At 84, comedian Jerry Lewis's body is ailing but his energy is unstoppable as he maps out a plan for at least the next 15 years, including an Australian telethon in 2012 for muscular dystrophy, a cause he has championed for six decades.
IT'S MAGIC watching Jerry Lewis kill. It's what he does. Lewis is holding court before a group of major-league union reps. For 2½ hours he regales them with anecdotes, jokes, stories about the old days. The club circuit. His movies. The Rat Pack. Vegas. Sammy. Frank. Dean. When they're not cracking up with laughter they stare in awe. Lewis might be 84 but his timing doesn't miss a beat. Comedy isn't an act for him. It's in his DNA.
His mission this chilly Melbourne afternoon at Rosati's is to secure the unions' combined support for muscular dystrophy, a cause Lewis has championed for 60 years. His yearly Labor Day telethon has been a fixture in American homes since 1956 and Lewis is credited with raising $2.5 billion, a figure he never cites without due emphasis. Advertisement: Story continues below
Now he wants to host a telethon in Australia - ''the land of nice'' - by 2012 and raise awareness for the 20,000 local victims of muscular dystrophy. But he needs the unions on side. Halfway through the lunch, amid the laughing and staring, Lewis calls for my attention and whispers: ''I got 'em, Jim. I got 'em. I got 'em in the palm of my hand.'' It's not arrogance in his voice, just a silky confidence.
And he's right. They love him. They especially love his revelation that during his heyday as a director Lewis held 15 union cards. This allowed him to handle props, cameras, lights, sets and so forth without any demarcation issue. His crew counted Lewis as one of their own. Now these guys do, too. The tale has a noticeable effect on the table. It would have made a great selling point if Lewis had needed it. But he had them at ''Heya, fellas!''
It's all worked a treat.

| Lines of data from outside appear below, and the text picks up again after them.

__global__ __launch_bounds__(BLOCK) void k_snell2d(int64_t n, const double* xs, const double* ys,
                                                   const double* xe, const double* ye,
                                                   const double* norm, const double* n_in,
                                                   const double* n_out, double L, double* out) {
  const int64_t i = (int64_t)blockIdx.x * BLOCK + threadIdx.x;
  if (i >= n) return;
  const double a = snell2d_angle(xs[i], ys[i], xe[i], ye[i], norm[i], n_in[i], n_out[i]);
  out[i] = xe[i];
  out[n + i] = ye[i];
  out[2 * n + i] = advance(xe[i], L, cos(a));
  out[3 * n + i] = advance(ye[i], L, sin(a));
}

__global__ __launch_bounds__(BLOCK) void k_selftest_f64(int op, int64_t n, const double* a,
                                                        const double* b, double* out) {
  const int64_t i = (int64_t)blockIdx.x * BLOCK + threadIdx.x;
  if (i >= n) return;
  const double x = a[i], y = b ? b[i] : 0.0;
  double r;
  switch (op) {
    case TFRT_SELFTEST_DIV: r = x / y; break;
    case TFRT_SELFTEST_SQRT: r = sqrt(x); break;
    case TFRT_SELFTEST_RSQRT: r = 1.0 / sqrt(x); break;
    case TFRT_SELFTEST_MULADD: r = advance(x, y, y); break;
    case TFRT_SELFTEST_ADJ_RCP: r = adj_rcp(x); break;
    case TFRT_SELFTEST_ADJ_RSQRT: r = adj_rsqrt(x); break;
    default: r = 0.0;
  }
  out[i] = r;
}

}

using namespace tfrt;

extern "C" {

int tfrt_version(void) { return TFRT_VERSION; }

const char* tfrt_strerror(int code) {
  switch (code) {
    case 0: return "ok";
    case TFRT_E_BADARG: return "bad argument (null pointer, negative size, stride < n, or too many faces)";
    case TFRT_E_WORKSPACE: return "workspace too small (query tfrt_*_workspace_bytes)";
    case TFRT_E_LAUNCH: return "HIP kernel launch failed";
    case TFRT_E_UNSUPPORTED: return "unsupported state dtype or option";
    default: return "unknown tfrt error";
  }
}

int tfrt_build_faces_forward(const double* vertices, int64_t n_vertices, const int32_t* faces,
                             int64_t n_faces, double* face_verts, double* norm, void* stream) {
  if (n_faces < 0 || n_vertices < 0) return TFRT_E_BADARG;
  if (n_faces == 0) return 0;
  if (!vertices || !faces || !face_verts || n_vertices == 0) return TFRT_E_BADARG;
  hipLaunchKernelGGL(k_build_faces, dim3(cdiv(n_faces, BLOCK)), dim3(BLOCK), 0,
                     static_cast<hipStream_t>(stream), vertices, n_vertices, faces, n_faces,
                     face_verts, norm);
  return hipGetLastError() == hipSuccess ? 0 : TFRT_E_LAUNCH;
}

int tfrt_build_faces_backward(const double* grad_face_verts, const double* grad_norm,
                              const double* face_verts, const int32_t* faces,
                              const uint8_t* update_mask, int64_t n_faces, int64_t n_vertices,
                              const int32_t* corner_start, const int32_t* corner_list,
                              double* grad_vertices, void* stream) {
  if (n_faces < 0 || n_vertices < 0) return TFRT_E_BADARG;
  if (n_faces == 0) return 0;
  if (!faces || !grad_vertices || (!grad_face_verts && !grad_norm) ||
      (grad_norm && !face_verts) || ((corner_start == nullptr) != (corner_list == nullptr)))
    return TFRT_E_BADARG;
  if (corner_start != nullptr) {
    hipLaunchKernelGGL(k_build_faces_bwd_gather, dim3(cdiv(n_vertices * GATHER_LANES, BLOCK)),
                       dim3(BLOCK), 0,
                       static_cast<hipStream_t>(stream), grad_face_verts, grad_norm, face_verts,
                       update_mask, corner_start, corner_list, n_vertices, grad_vertices);
    return hipGetLastError() == hipSuccess ? 0 : TFRT_E_LAUNCH;
  }
  hipLaunchKernelGGL(k_build_faces_bwd, dim3(cdiv(n_faces, BLOCK)), dim3(BLOCK), 0,
                     static_cast<hipStream_t>(stream), grad_face_verts, grad_norm, face_verts,
                     faces, update_mask, n_faces, n_vertices, grad_vertices);
  return hipGetLastError() == hipSuccess ? 0 : TFRT_E_LAUNCH;
}

int tfrt_param_faces_forward(const double* zero_points, const double* vectors,
                             const double* parameters, int64_t n_vertices, const int32_t* faces,
                             int64_t n_faces, double* face_verts, double* norm, void* stream) {
  if (n_faces < 0 || n_vertices < 0) return TFRT_E_BADARG;
  if (n_faces == 0) return 0;
  if (!zero_points || !vectors || !parameters || !faces || !face_verts || n_vertices == 0)
    return TFRT_E_BADARG;
  hipLaunchKernelGGL(k_param_faces, dim3(cdiv(n_faces, BLOCK)), dim3(BLOCK), 0,
                     static_cast<hipStream_t>(stream), zero_points, vectors, parameters,
                     n_vertices, faces, n_faces, face_verts, norm);
  return hipGetLastError() == hipSuccess ? 0 : TFRT_E_LAUNCH;
}

int tfrt_param_faces_backward(const double* grad_face_verts, const double* grad_norm,
                              const double* face_verts, const int32_t* faces,
                              const uint8_t* update_mask, const double* vectors, int64_t n_faces,
                              int64_t n_vertices, const int32_t* corner_start,
                              const int32_t* corner_list, double* grad_parameters, void* stream) {
  if (n_faces < 0 || n_vertices < 0) return TFRT_E_BADARG;
  if (n_faces == 0) return 0;
  if (!faces || !vectors || !grad_parameters || (!grad_face_verts && !grad_norm) ||
      (grad_norm && !face_verts) || ((corner_start == nullptr) != (corner_list == nullptr)))
    return TFRT_E_BADARG;
  if (corner_start != nullptr) {
    hipLaunchKernelGGL(k_param_faces_bwd_gather, dim3(cdiv(n_vertices * GATHER_LANES, BLOCK)),
                       dim3(BLOCK), 0,
                       static_cast<hipStream_t>(stream), grad_face_verts, grad_norm, face_verts,
                       update_mask, vectors, corner_start, corner_list, n_vertices,
                       grad_parameters);
    return hipGetLastError() == hipSuccess ? 0 : TFRT_E_LAUNCH;
  }
  hipLaunchKernelGGL(k_param_faces_bwd, dim3(cdiv(n_faces, BLOCK)), dim3(BLOCK), 0,
                     static_cast<hipStream_t>(stream), grad_face_verts, grad_norm, face_verts,
                     faces, update_mask, vectors, n_faces, n_vertices, grad_parameters);
  return hipGetLastError() == hipSuccess ? 0 : TFRT_E_LAUNCH;
}

int tfrt_param_faces_forward_multi(const tfrt_face_surface* surfaces, int32_t n_surfaces,
                                   void* stream) {
  if (n_surfaces < 0 || n_surfaces > TFRT_MAX_SURFACES || (n_surfaces > 0 && !surfaces))
    return TFRT_E_BADARG;
  FaceSurfaces b;
  int blocks = 0;
  for (int k = 0; k < TFRT_MAX_SURFACES; ++k) {
    b.first_block[k] = blocks;
    if (k >= n_surfaces) {
      b.s[k] = tfrt_face_surface{};
      continue;
    }
    const tfrt_face_surface& u = surfaces[k];
    if (u.n_faces < 0 || u.n_vertices < 0) return TFRT_E_BADARG;
    if (u.n_faces > 0) {
      if (!u.face_verts) return TFRT_E_BADARG;
      if (!u.copy_from &&
          (!u.zero_points || !u.vectors || !u.parameters || !u.faces || u.n_vertices == 0))
        return TFRT_E_BADARG;
    }
    b.s[k] = u;
    blocks += cdiv(u.n_faces, BLOCK);
  }
  b.first_block[TFRT_MAX_SURFACES] = blocks;
  b.count = n_surfaces;
  if (blocks == 0) return 0;
  hipLaunchKernelGGL(k_param_faces_multi, dim3(blocks), dim3(BLOCK), 0,
                     static_cast<hipStream_t>(stream), b);
  return hipGetLastError() == hipSuccess ? 0 : TFRT_E_LAUNCH;
}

The Electrical Trades Union (20,000 members), the Plumbing Trades Employees Union (10,000 members) and the Construction, Forestry Mining and Energy Union (27,000 members) pledge their support.

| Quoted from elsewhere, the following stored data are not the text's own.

## Specialize bs=9 rerank path with halved LDS, two-pass means, occupancy-sized grid

Adds a bs=9 specialization of the resolve role. It stages window tiles in LDS once and runs the rescoring in two passes: a first pass computes the means from quotient-scaled values, then the raw values are restaged for the correlation sums. This halves the per-wave LDS footprint. The float divide by 81 is replaced with a reciprocal-multiply plus FMA correction, with a range guard and a fallback to true division. Work-item indices and the frame and row arithmetic are made wave-uniform via readfirstlane, which moves them to scalar registers. The tail kernel now uses 4 resolve waves with a launch-bounds occupancy hint and sizes its resolve grid from the queried occupancy. The rewrite adds complexity, and restaging between the passes costs extra LDS traffic.

```diff
diff --git a/connecting_the_dots_amd/csrc/argmax_rerank.hip b/connecting_the_dots_amd/csrc/argmax_rerank.hip
--- a/connecting_the_dots_amd/csrc/argmax_rerank.hip
+++ b/connecting_the_dots_amd/csrc/argmax_rerank.hip
@@ -1,5 +1,6 @@
 #include "ctd_internal.h"
 #include "ctd_ncc_point.h"
+#include "ctd_quot.h"
 #include "ctd_rank.h"
 #include "ctd_tail.h"
 
@@ -88,44 +89,65 @@
   int W1, xoff, per_frame;
 };
 
-template <int WORDS, bool VOL>
+constexpr int kResolveRegsA = 2, kResolveRegsB = 20;
+__host__ __device__ inline bool resolve_fits_regs(int bs, int D) {
+  return bs * bs <= 64 * kResolveRegsA && bs * (bs + D - 1) <= 64 * kResolveRegsB;
+}
+
+template <bool NARROW>
+__device__ __forceinline__ float frame_elem(const float* frame, int i) {
+  if constexpr (NARROW) return *(const float*)((const char*)frame + (unsigned)i * 4u);
+  else return frame[i];
+}
+
+inline bool resolve_b9(int bs, int D, int H, int W) { return bs == 9 && D >= 56 && D <= 128 && (long)H * W < (1L << 30); }
+
+__host__ __device__ inline int resolve_lds_floats(bool b9, int bs, int D) {
+  return b9 ? 64 * (kResolveRegsA + kResolveRegsB) : bs * bs + bs * (bs + D - 1);
+}
+
+template <int WORDS, bool VOL, bool B9>
 __device__ __forceinline__ void resolve_role(float* lds_resolve, const float* __restrict__ vol, const float* __restrict__ in0,
                                              const float* __restrict__ in1, long in1_frame_stride,
-                                             int64_t* __restrict__ idx, float* __restrict__ best, int D, int H, int W, int bs,
+                                             int64_t* __restrict__ idx, float* __restrict__ best, int D, int H, int W, int bs_rt,
                                              float eps, WorkList work, RunSource rsrc, unsigned role_block,
                                              unsigned n_role_blocks, unsigned waves_used = 4, unsigned* stamp = nullptr) {
   if ((threadIdx.x >> 6) >= waves_used) return;
   const int lane = threadIdx.x & 63;
+  const int bs = B9 ? 9 : bs_rt;
   const int half = bs / 2, span = bs + D - 1;
-  float* sA = lds_resolve + (threadIdx.x >> 6) * 2 * (bs * bs + bs * span);
-  float* sB = sA + bs * bs;
-  float* sAq = sB + bs * span;
-  float* sBq = sAq + bs * bs;
+  float* sA = lds_resolve + (threadIdx.x >> 6) * resolve_lds_floats(B9, bs, D);
+  float* sB = sA + (B9 ? 64 * kResolveRegsA : bs * bs);
   const float bs2f = (float)(bs * bs);
   const long HW = (long)H * W;
-  unsigned seg_cnt[kWorkListParts];
   unsigned longest = 0;
-#pragma unroll
-  for (int k = 0; k < kWorkListParts; ++k) seg_cnt[k] = work.counters[min(k, work.parts - 1) * kWorkListStride];
-#pragma unroll
-  for (int k = 0; k < kWorkListParts; ++k) {
-    if (k >= work.parts) seg_cnt[k] = 0u;
-    longest = max(longest, seg_cnt[k]);
+  {
+    unsigned seg_cnt[kWorkListParts];
+#pragma unroll
+    for (int k = 0; k < kWorkListParts; ++k) seg_cnt[k] = work.counters[min(k, work.parts - 1) * kWorkListStride];
+#pragma unroll
+    for (int k = 0; k < kWorkListParts; ++k)
+      if (k < work.parts) longest = max(longest, seg_cnt[k]);
   }
   const unsigned n_slots = longest * (unsigned)work.parts;
   CTD_POST_STAMP_S(stamp, 1, longest);
   const unsigned n_waves = n_role_blocks * waves_used;
   for (unsigned slot = role_block * waves_used + (threadIdx.x >> 6); slot < n_slots; slot += n_waves) {
     const unsigned seg = slot & (unsigned)(work.parts - 1), entry = slot / (unsigned)work.parts;
-    unsigned cnt = 0;
-#pragma unroll
-    for (int k = 0; k < kWorkListParts; ++k) cnt = seg == (unsigned)k ? seg_cnt[k] : cnt;
+    const unsigned cnt = work.counters[seg * kWorkListStride];
+    const long pj_lanes = work.list[(long)seg * work.seg_cap + entry];
+    const long pj = ((long)__builtin_amdgcn_readfirstlane((int)(pj_lanes >> 32)) << 32) |
+                    (long)(unsigned)__builtin_amdgcn_readfirstlane((int)pj_lanes);
     if (entry >= cnt) continue;
-    const long pj = work.list[(long)seg * work.seg_cap + entry];
     CTD_POST_STAMP_S(stamp, 2, pj);
     CTD_POST_STAMP_ITEM(stamp);
-    const long fj = pj / HW, qj = pj - fj * HW;
-    const int hj = (int)(qj / W), wj = (int)(qj - (long)hj * W);
+    long HW_j = HW;
+    int W_j = W;
+    asm volatile("" : "+s"(HW_j), "+s"(W_j));
+    const long fj = __builtin_amdgcn_readfirstlane((int)(pj / HW_j)), qj = pj - fj * HW;
+    const int hj = __builtin_amdgcn_readfirstlane((int)(qj / W_j)), wj = (int)(qj - (long)hj * W);
+    int ln = lane;
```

The maniacal Jerry Lewis who at 20 jumped across tables and created havoc at the 500 Club in Atlantic City is today a stooped figure. He often needs assistance to walk when not being moved about in a wheelchair, and is on medication to suppress chronic back pain. Still, everybody buzzes about his energy.
Back in his limo, Lewis points a friendly finger at the chief executive of the Muscular Dystrophy Foundation. ''I was good today. I made contact with each one of them. And I enjoyed it. You can't make that up. You have to be what you are because the other human has probably got the same brain matter that you've got.''
For his Melbourne visit Lewis has granted me unprecedented access. He knows how to use the media as well as work the room. ''We are doing what I do better than anyone, we are sucking around!'' Lewis chirps. ''As I have with you from day one! And I will use you to a f---ing fare-thee-well!''
But it's not just a cold grab for coverage. If that was the case he would have gone to the most popular paper, he says. Having had a bumpy relationship with the press all his career - ''They know I can't be f---ed with'' - Lewis needs to ''feel safe'' with a reporter. My articles about his 2008 visit did the trick. ''You're my world groupie!'' he exclaims.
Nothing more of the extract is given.